That doesn't help too much if evil.svg is hosted on the same domain (with default "Content-Type: image/svg+xml" header), because attacker can send a direct link to the file.

Wowfunhappy 5 days ago|||
IMO, the bigger problem with SVGs as an image format is that different software often renders them (very) differently! It's a class of problem that raster image formats basically don't have.
josefx 4 days ago|||
> It's a class of problem that raster image formats basically don't have.

That took way too long to be this way. Some old browsers couldn't even get the colors of PNGs correct, let alone the transparency.

zffr 5 days ago||||
I would have expected SVGs to be like PDFs and render the same across devices. Is the issue that some renderers don’t implement the full spec, or that some implement parts incorrectly?
lenzm 5 days ago|||
They are like PDFs in that they do not render the same with different software or on different devices.
Wowfunhappy 5 days ago|||
I would say PDFs are actually reasonably consistent though. Weird things happen on occasion, but I've certainly had more success than with SVGs.
auxiliarymoose 4 days ago||
They are reasonably consistent because there is a de-facto reference implementation (Adobe Acrobat) which, if your implementation does not match exactly, users will think your implementation is broken.

There isn't such an implementation for SVG.

0x1ch 5 days ago||||
We live in a world where Adobe set the standard, and anything that didn't render like Adobe was considered "incorrect".
eek2121 5 days ago|||
You definitely don't understand PDFs, let alone SVGs.

PDFs can also contain scripts. Many applications have had issues rendering PDFs.

Don't get me wrong, the folks creating the SVG standard should've used their heads. This is like the 5th time (that I am aware of) this type of issue has happened, (and at least 3 of them were Adobe). Allowing executable code in an image/page format shouldn't be a thing.

silverwind 5 days ago||||
SVG can for example contain text elements rendered with a font. If the font is not available it will render in a different one. The issue can be avoided by turning text elements into paths, but not all SVGs do that.
Karliss 5 days ago||||
More like HTML and getting different browsers to render pixel perfectly identical result (which they don't) including text layout and shaping. Where different browser don't mean just Chrome, Firefox, Safari but also also IE6 and CLI based browsers like Lynx.

PDFs at least usually embed the used subset of fonts and contain explicit placement of each glyph. Which is also why editing or parsing text in PDFs is problematic. Although it also has many variations of Standard and countless Adobe exclusive extensions.

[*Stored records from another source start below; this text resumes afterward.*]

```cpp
extern "C" int psnd_conv1d_cl_chain(const void *A, const void *res, const psnd_chain_pair *pairs, int n_pairs, int64_t N, int Lp, int L, int HP,
                                    int C, int k, void *stream) {
    if (!A || !res || !pairs) PSND_FAIL(PSND_E_ARG, "conv1d_cl_chain: null pointer");
    const bool bwd = n_pairs >= 1 && pairs[0].M1 != nullptr;
    if (N < 0 || Lp <= 0 || L <= 0 || HP < 0 || Lp < L + HP) PSND_FAIL(PSND_E_SHAPE, "conv1d_cl_chain: N=%lld Lp=%d L=%d HP=%d", (long long)N, Lp, L, HP);
    if (n_pairs < 1 || n_pairs > CHAIN_MAX) PSND_FAIL(PSND_E_UNSUPPORTED, "conv1d_cl_chain: %d pairs (1 ... %d)", n_pairs, CHAIN_MAX);
    int taps[4 * CHAIN_MAX];
    for (int i = 0; i < n_pairs; ++i) {
        taps[4 * i] = pairs[i].off1, taps[4 * i + 1] = pairs[i].dstep1, taps[4 * i + 2] = pairs[i].off2, taps[4 * i + 3] = pairs[i].dstep2;
        if (!pairs[i].W1 || !pairs[i].W2) PSND_FAIL(PSND_E_ARG, "conv1d_cl_chain: pair %d without weights", i);
        if (bwd != (pairs[i].M1 != nullptr) || bwd != (pairs[i].M2 != nullptr))
            PSND_FAIL(PSND_E_ARG, "conv1d_cl_chain: pair %d: masks on every conv of the chain (the input-gradient form) or on none", i);
        if (bwd && (res != A || pairs[i].act1_slope != 1.f || pairs[i].act2_slope != 1.f || pairs[i].out_act || pairs[i].bias1 || pairs[i].bias2))
            PSND_FAIL(PSND_E_UNSUPPORTED, "conv1d_cl_chain: pair %d: the masked (input-gradient) form has res == A, no activation, no bias, no out_act", i);
        if (!(pairs[i].act1_slope >= 0.f && pairs[i].act1_slope <= 1.f && pairs[i].act2_slope >= 0.f && pairs[i].act2_slope <= 1.f))
            PSND_FAIL(PSND_E_UNSUPPORTED, "conv1d_cl_chain: activation slopes %g, %g of pair %d outside [0, 1]", pairs[i].act1_slope, pairs[i].act2_slope, i);
    }
    int mr = 2;
    const int ts = psnd_conv1d_cl_chain_plan(C, k, n_pairs, taps, N * (int64_t)Lp, &mr);
    if (!ts) PSND_FAIL(PSND_E_UNSUPPORTED, "conv1d_cl_chain: C=%d k=%d, %d pairs: only k = 3, C = 256, reach <= %d, >= 16 rows left of 64", C, k, n_pairs, HMAXP);
    if (N == 0) return PSND_OK;
    if ((size_t)N * Lp * C * 2 >= ((size_t)1 << 31)) PSND_FAIL(PSND_E_SHAPE, "conv1d_cl_chain: operand larger than 2 GB");
    ChainParams p;
    p.A = static_cast<const bf16_t *>(A), p.res = static_cast<const bf16_t *>(res);
    p.R = N * (int64_t)Lp, p.Lp = Lp, p.L = L, p.HP = HP;
    p.n_pairs = n_pairs, p.ts = ts, p.lo = (32 * mr - ts) / 2;
    for (int i = 0; i < CHAIN_MAX; ++i) {
        const psnd_chain_pair &s = pairs[i < n_pairs ? i : n_pairs - 1];
        ChainPair &d = p.d[i];
        d.W1 = static_cast<const bf16_t *>(s.W1), d.W2 = static_cast<const bf16_t *>(s.W2), d.bias1 = s.bias1, d.bias2 = s.bias2;
        d.mid_out = static_cast<bf16_t *>(s.mid_out), d.out_raw = static_cast<bf16_t *>(s.out_raw), d.out_act = static_cast<bf16_t *>(s.out_act);
        d.off1 = s.off1, d.dstep1 = s.dstep1, d.off2 = s.off2, d.dstep2 = s.dstep2, d.act1_slope = s.act1_slope, d.act2_slope = s.act2_slope;
        d.M1 = static_cast<const bf16_t *>(s.M1), d.M2 = static_cast<const bf16_t *>(s.M2), d.m1_slope = s.m1_slope, d.m2_slope = s.m2_slope;
    }
    p.trace = nullptr;
#ifdef PSND_TRACE
    {
        const char *tp = PSND_ENV("PSND_PAIR_TRACE_PTR");
        p.trace = tp ? reinterpret_cast<long long *>(strtoull(tp, nullptr, 0)) : nullptr;
    }
#endif
    const int64_t tiles = (p.R + ts - 1) / ts;
    constexpr int RS = 256 + 8;
    const int mrows = 32 * mr;
    const size_t lds = bwd ? (size_t)2 * (mrows + 2 * HMAXP) * RS * 2 + 2 * 256 * 8 : (size_t)(2 * (mrows + 2 * HMAXP) + mrows) * RS * 2;
    hipStream_t st = static_cast<hipStream_t>(stream);
    auto launch = [&](auto kern) {
        hipFuncSetAttribute(reinterpret_cast<const void *>(kern), hipFuncAttributeMaxDynamicSharedMemorySize, 128 * 1024);
        hipLaunchKernelGGL(kern, dim3((unsigned)tiles), dim3(512), lds, st, p);
    };
    if (bwd && mr == 2) launch(conv_chain_kernel<256, 2, true>);
    else if (bwd) launch(conv_chain_kernel<256, 1, true>);
    else if (mr == 2) launch(conv_chain_kernel<256, 2, false>);
    else launch(conv_chain_kernel<256, 1, false>);
    PSND_CHECK_LAUNCH("conv1d_cl_chain");
    g_conv_chain_stats[0]++;
    g_conv_chain_stats[1] += n_pairs;
    return PSND_OK;
}

extern "C" void psnd_conv_chain_stats(long long *out2) {
    out2[0] = g_conv_chain_stats[0].load(), out2[1] = g_conv_chain_stats[1].load();
}
```

Before: 107,700 audio-s/s.

## Micro-optimize conv chain kernel: packed epilogues, fused acc zeroing, batched copy-out

Several micro-optimizations land in the fused conv chain kernel. The accumulator zeroing is folded into the first MFMA turn, and epilogue math uses packed f32x2 ops with bfe/bfi inline asm for the masked leaky-ReLU backward. Mask bit packing switches to packed u16 inline asm. The prologue is reordered so bias loads and halo zeroing are issued earlier, with sched barriers between weight prefetches. Copy-out precomputes offsets, batches LDS reads before the stores, and uses all 512 threads for the final store. Together these aim to cut VALU and scheduling overhead, at the cost of more complex code and inline asm whose correctness must hold across edge cases.

```diff
diff --git a/pytorch_sound_amd/csrc/psnd_conv_chain.hip b/pytorch_sound_amd/csrc/psnd_conv_chain.hip
--- a/pytorch_sound_amd/csrc/psnd_conv_chain.hip
+++ b/pytorch_sound_amd/csrc/psnd_conv_chain.hip
@@ -77,6 +77,12 @@
     const __amdgpu_buffer_rsrc_t rA = make_uniform_rsrc(p.A, (int)t_bytes), rR = make_uniform_rsrc(p.res, (int)t_bytes);
     CHAIN_STAMP(0);
 
+    ChainPair d = p.d[0];
+    float b0 = 0.f;
+    if constexpr (!BWD) {
+        const float *bp = tid < C ? d.bias1 : d.bias2;
+        b0 = bp ? bp[tid & (C - 1)] : 0.f;
+    }
     constexpr int NAU = (BR * PCS + NT - 1) / NT, NRU = MROWS * PCS / NT;
     static_assert(NRU * NT == MROWS * PCS, "raw tile tiling");
     uint4 ra[NAU], rr[BWD ? 1 : NRU];
@@ -110,13 +116,15 @@
 #pragma unroll
         for (int u = 0; u < NMU; ++u) {
             const unsigned *w = reinterpret_cast<const unsigned *>(&mq[u]);
-            unsigned byte = 0;
+            unsigned s = 0;
 #pragma unroll
             for (int e = 0; e < 4; ++e) {
-                byte |= ((int)(w[e] << 16) > 0 ? 1u : 0u) << (2 * e);
-                byte |= ((int)w[e] > 0xffff ? 1u : 0u) << (2 * e + 1);
+                unsigned x;
+                asm("v_pk_sub_u16 %0, %1, %2" : "=v"(x) : "v"(w[e]), "v"(0x00010001u));
+                asm("v_pk_add_u16 %0, %1, %2 clamp" : "=v"(x) : "v"(x), "v"(0x00800080u));
+                s |= (x >> (15 - 2 * e)) & (0x00010001u << (2 * e));
             }
-            sBits[buf * (MROWS * PCS) + tid + NT * u] = (unsigned char)byte;
+            sBits[buf * (MROWS * PCS) + tid + NT * u] = (unsigned char)~(s | (s >> 15));
         }
     };
     if constexpr (BWD) mask_fetch(p.d[0].M1);
@@ -131,18 +139,21 @@
     };
     {
         const __amdgpu_buffer_rsrc_t rW = make_uniform_rsrc(p.d[0].W1, (int)w_bytes);
-        static_for<0, RU>([&](auto uc) __attribute__((always_inline)) { fetch_b(uc, rW, 0); });
-    }
-    ChainPair d = p.d[0];
-    if constexpr (!BWD) {
-        const float *bp = tid < C ? d.bias1 : d.bias2;
-        s_bias[0][tid] = bp ? bp[tid & (C - 1)] : 0.f;
+        static_for<0, RU>([&](auto uc) __attribute__((always_inline)) {
+            fetch_b(uc, rW, 0);
+            __builtin_amdgcn_sched_barrier(0);
+        });
     }
     if (tid < MROWS) {
         const long long r = g0 + tid;
         const int l = (int)(((r % p.Lp) + p.Lp) % p.Lp);
         s_in[tid] = (r >= 0 && r < p.R && l >= p.HP && l < p.HP + p.L) ? 1 : 0;
     }
+    for (int idx = tid; idx < 2 * HMAXP * PCS; idx += NT) {
+        const int row = idx / PCS < HMAXP ? idx / PCS : MROWS + idx / PCS;
+        *reinterpret_cast<uint4 *>(sM + row * RS + 8 * (idx % PCS)) = make_uint4(0, 0, 0, 0);
+    }
+    if constexpr (!BWD) s_bias[0][tid] = b0;
 #pragma unroll
     for (int u = 0; u < NAU; ++u) {
         const int idx = tid + NT * u;
@@ -157,30 +168,20 @@
     } else {
         mask_commit(0);
     }
-    for (int idx = tid; idx < 2 * HMAXP * PCS; idx += NT) {
-        const int row = idx / PCS < HMAXP ? idx / PCS : MROWS + idx / PCS;
-        *reinterpret_cast<uint4 *>(sM + row * RS + 8 * (idx % PCS)) = make_uint4(0, 0, 0, 0);
-    }
     __syncthreads();
     CHAIN_STAMP(1);
-    float xres[MB][16];
+    f32x2_t xres[MB][8];
 #pragma unroll
     for (int m = 0; m < MB; ++m)
 #pragma unroll
         for (int g = 0; g < 4; ++g) {
             const bf16_t *src = BWD ? sXa + HMAXP * RS : sXr;
             const uint2 w = *reinterpret_cast<const uint2 *>(src + eo + m * 32 * RS + 8 * g);
-            xres[m][4 * g] = __builtin_bit_cast(float, w.x << 16), xres[m][4 * g + 1] = __builtin_bit_cast(float, w.x & 0xffff0000u);
-            xres[m][4 * g + 2] = __builtin_bit_cast(float, w.y << 16), xres[m][4 * g + 3] = __builtin_bit_cast(float, w.y & 0xffff0000u);
+            xres[m][2 * g] = f32x2_t{__builtin_bit_cast(float, w.x << 16), __builtin_bit_cast(float, w.x & 0xffff0000u)};
+            xres[m][2 * g + 1] = f32x2_t{__builtin_bit_cast(float, w.y << 16), __builtin_bit_cast(float, w.y & 0xffff0000u)};
         }
 
     f32x16 acc[MB];
-    auto zero_acc = [&]() __attribute__((always_inline)) {
-#pragma unroll
-        for (int m = 0; m < MB; ++m)
-#pragma unroll
-            for (int i = 0; i < 16; ++i) acc[m][i] = 0.f;
-    };
     auto run_conv = [&](const bf16_t *src, int off0, int dstep, __amdgpu_buffer_rsrc_t rW, __amdgpu_buffer_rsrc_t rWn, unsigned need) __attribute__((always_inline)) {
         wait_flag(0, need);
         const bf16_t *ab[3];
@@ -193,41 +194,62 @@
             for (int m = 0; m < MB; ++m) x[m] = *reinterpret_cast<const bf16x8 *>(pa + m * 32 * RS);
         };
         bf16x8 xr[AR][MB];
-        auto turns = [&](int it0, int it1) __attribute__((always_inline)) {
+        auto turn = [&](int it, auto firstc) __attribute__((always_inline)) {
+            static_for<0, RU>([&](auto uc) __attribute__((always_inline)) {
+                constexpr int u = decltype(uc)::value;
+                afrag(std::integral_constant<int, u + AR - 1>{}, it, xr[(u + AR - 1) % AR]);
+                const bf16x8 b = __builtin_bit_cast(bf16x8, rb[u]);
+#pragma unroll
+                for (int m = 0; m < MB; ++m) {
+                    f32x16 c = acc[m];
+                    if constexpr (decltype(firstc)::value && u == 0) {
+#pragma unroll
+                        for (int i = 0; i < 16; ++i) c[i] = 0.f;
+                    }
+                    acc[m] = __builtin_amdgcn_mfma_f32_32x32x16_bf16(b, xr[u % AR][m], c, 0, 0, 0);
+                }
+                fetch_b(uc, it + 1 < UNITS / RU ? rW : rWn, it + 1 < UNITS / RU ? it + 1 : 0);
+                __builtin_amdgcn_sched_group_barrier(0x100, MB, 0);
+                __builtin_amdgcn_sched_group_barrier(0x008, MB, 0);
+                __builtin_amdgcn_sched_group_barrier(0x020, 1, 0);
+                __builtin_amdgcn_sched_barrier(0);
+            });
+        };
+        auto turns = [&](int it0, int it1, auto firstc) __attribute__((always_inline)) {
             static_for<0, AR - 1>([&](auto uc) __attribute__((always_inline)) { afrag(uc, it0, xr[decltype(uc)::value]); });
+            if constexpr (decltype(firstc)::value) turn(it0++, std::true_type{});
 #pragma unroll 1
-            for (int it = it0; it < it1; ++it) {
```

Even when you have exactly the same font text shaping is tricky. And with SVGs lack of ability to embed fonts, files which unintentionally reference system font or a generic font aren't uncommon. And when you don't have the same font, it's very likely that any carefully placed text on top of diagram will be more or less misplaced, badly wrap or even copletely disappear due to lack of space. Because there is 0 consistency between the metrics across different fonts.

The situation with specification is also not great. Just SVG 1.1 defines certain official subsets, but in practice many software pick whatever is more convenient for them.

SVG 2.0 specification has been in limbo for years although seems like recently the relevant working group has resumed discussions. Browser vendors are pushing towards synchronizing certain aspects of it with HTML adjacent standards which would make fully supporting it outside browsers even more problematic. It's not just polishing little details many major parts that were in earlier drafts are getting removed, reworked or put on backlog.

There are features which are impractical to implement or you don't want to implement outside major web browsers that have proper sandboxing system (and even that's not enough once uploads get involved) like CSS, Javascript, external resource access across different security contexts.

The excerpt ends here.